Anyone have a link for a list of 3D shoots in Michigan? I'm not very computer savvy and google hasn't helped! I used to have a link but its not working any longer. If anyone has a link or info of what clubs shoot which weekend I sure would appreciate it. I know Tuscola shoots the first weekend of the month, not sure about any of the others. I'm looking for a shoot this weekend if anyone knows of one.

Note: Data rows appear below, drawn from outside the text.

@@ -73,9 +79,9 @@
 	return (unsigned)std::min<uint64_t>(kMaxAgeWindows, ((1ULL << kPrioBits) - 2) / window - 1);
 }
 
-static int ensure_workspace(abb_filter* f, uint64_t window, unsigned lg)
-{
-	const uint64_t want_entries = map_entries_for(f->size, lg);
+static int ensure_workspace(abb_filter* f, uint64_t window, unsigned lg, unsigned halves)
+{
+	const uint64_t want_entries = map_entries_for(f->size, lg, halves);
 	if (f->d_carry.p && f->ws_window == window && f->ws_H == f->H && f->map_entries == want_entries)
 		return ABB_OK;
 	f->ws_window = 0;
@@ -215,7 +221,7 @@
 		ABB_CUDA(cudaGetLastError());
 		return ABB_OK;
 	}
-	ABB_CHECK(ensure_workspace(f, f->window, kMapLog2));
+	ABB_CHECK(ensure_workspace(f, f->window, kMapLog2, 2));
 	cudaStream_t st = f->stream;
 	const uint64_t W = f->window;
 	const uint64_t n_windows = (n_slots + W - 1) / W;
@@ -229,10 +235,8 @@
 	a.w_begin = 0;
 	a.n_windows = (unsigned)n_windows;
 	a.cfg = f->cfg;
-	for (int i = 0; i < 3; ++i) {
-		a.map[i].w = f->d_map[i];
-		a.map[i].mask = f->map_entries - 1;
-	}
+	for (int i = 0; i < 3; ++i)
+		a.map[i].a = { f->d_map[i], f->map_entries / 2 - 1 };
 	for (int i = 0; i < 2; ++i) {
 		a.tags[i] = f->d_tags2[i].p;
 		a.carry[i] = f->d_carry.p + (uint64_t)i * cap;
@@ -585,10 +589,11 @@
 
 static uint64_t shard_chunk(uint64_t size, unsigned world) { return ((size + world - 1) / world + 15) & ~15ULL; }
 
+constexpr uint64_t kShardRankWindow = 1ULL << 18;
 static uint64_t sharded_window(const abb_filter* f, unsigned world)
 {
-	const uint64_t w = 2 * f->window * world;
-	return std::min<uint64_t>(std::max<uint64_t>(w, 32), 1ULL << 21);
+	const uint64_t per_rank = f->window == default_window(f->size) ? kShardRankWindow : 2 * f->window;
+	return std::min<uint64_t>(std::max<uint64_t>(per_rank * world, 32), 1ULL << 21);
 }
 
 static int sharded_ordered_insert(abb_filter* f, abb_comm* c, const uint64_t* d_h0, const uint8_t* d_valid, uint64_t n_slots)
@@ -596,7 +601,7 @@
 	if (n_slots == 0)
 		return ABB_OK;
 	const uint64_t W = sharded_window(f, (unsigned)c->world);
-	ABB_CHECK(ensure_workspace(f, W, kShardMapLog2));
+	ABB_CHECK(ensure_workspace(f, W, kShardMapLog2, 1));
 	const unsigned max_lanes = (unsigned)std::min<uint64_t>((uint64_t)kCarryLanes * (unsigned)c->world, W / 2 + kCarryLanes);
 	ABB_CHECK(f->sh_buf.reserve(2 * (W + (uint64_t)max_lanes) + 64));
 	cudaStream_t st = f->stream;
@@ -767,7 +772,7 @@
 	f->threshold = kind == ABB_COUNTING ? arg : 0;
 	f->levels = levels;
 	f->mask = m;
-	f->window = kDefaultWindow;
+	f->window = default_window(size);
 	f->cfg.H = num_hashes;
 	f->cfg.k = k;
 	f->cfg.mod = make_fastmod(size);
@@ -877,7 +882,7 @@
 {
 	ABB_REQUIRE(f, "NULL filter");
 	if (window_slots == 0)
-		window_slots = kDefaultWindow;
+		window_slots = default_window(f->size);
 	ABB_REQUIRE(window_slots >= 32 && window_slots <= (1ULL << 20) - 64, "window must be in [32, 2^20 - 64]");
 	ABB_CUDA(cudaSetDevice(f->device));
 	ABB_CUDA(cudaStreamSynchronize(f->stream));
@@ -918,7 +923,7 @@
 	if (!f->copy_stream)
 		ABB_CUDA(cudaStreamCreateWithFlags(f->copy_stream.out(), cudaStreamNonBlocking));
 	if (f->kind != ABB_BIT)
-		ABB_CHECK(ensure_workspace(f, f->window, kMapLog2));
+		ABB_CHECK(ensure_workspace(f, f->window, kMapLog2, 2));
 	PolicyHold policy(f, 3);
 	PendingCopy pc;
 	pc.h_offs = offsets;
diff --git a/abyss_b200/csrc/abb_insert.cuh b/abyss_b200/csrc/abb_insert.cuh
--- a/abyss_b200/csrc/abb_insert.cuh
+++ b/abyss_b200/csrc/abb_insert.cuh
@@ -352,42 +352,72 @@
 	unsigned* w;
 	uint64_t mask;
 };
-ABB_D void map_mark(const ConflictMap& m, uint64_t pos)
-{
-	const uint64_t e = pos & m.mask;
+ABB_D unsigned map_touch(const ConflictMap& m, uint64_t key)
+{
+	const uint64_t e = key & m.mask;
+	return atomicOr(&m.w[e >> 4], 1u << ((unsigned)(e & 15) * 2));
+}
+ABB_D void map_touch_again(const ConflictMap& m, uint64_t key, unsigned old)
+{
+	const uint64_t e = key & m.mask;
 	const unsigned sh = (unsigned)(e & 15) * 2;
-	const unsigned old = atomicOr(&m.w[e >> 4], 1u << sh);
 	if (((old >> sh) & 3u) == 1u)
 		atomicOr(&m.w[e >> 4], 2u << sh);
 }
+ABB_D void map_mark_carried(const ConflictMap& m, uint64_t key)
+{
+	const uint64_t e = key & m.mask;
+	atomicOr(&m.w[e >> 4], 3u << ((unsigned)(e & 15) * 2));
+}
+ABB_D unsigned map_get(const ConflictMap& m, uint64_t key)
+{
+	const uint64_t e = key & m.mask;
+	return (__ldcg(&m.w[e >> 4]) >> ((unsigned)(e & 15) * 2)) & 3u;
+}
+ABB_D void map_clear(const ConflictMap& m, uint64_t gtid, uint64_t T)
+{
+	uint4* mw = reinterpret_cast<uint4*>(m.w);
+	const uint64_t words4 = (m.mask + 1) / 64;
+	for (uint64_t i = gtid; i < words4; i += T)
+		mw[i] = make_uint4(0, 0, 0, 0);
+}
+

Thanks for any and all help.


----------



## Golden Arrow II (Aug 8, 2009)

look up IAA on facebook, lots of 3d shoots on there.


----------



## Swampdog467 (Jul 6, 2017)

I don't know of a list or a link to one but I'd like to find one to put our club on. 
Paw Paw conservation club in Paw Paw Mi. We have our course open on Sunday 8am-1pm. First Sunday in May through last Sunday in September. If anyone knows of the proper place to post this please let me know. Thanks

Sent from my XT1585 using Michigan Sportsman mobile app


----------



## DoJigger (Dec 30, 2010)

If your interested in the Bay City area, here's a link to the Bay City Bowman Club.
https://www.baycitybowmen.com/

Saginaw Field and Stream.
https://www.saginawfieldandstream.com/archery.htm

Tuscola County Archers. https://www.facebook.com/Tuscola-County-Archers-107070349381549/


----------



## FMann (May 12, 2007)

Thanks everyone for your help.


----------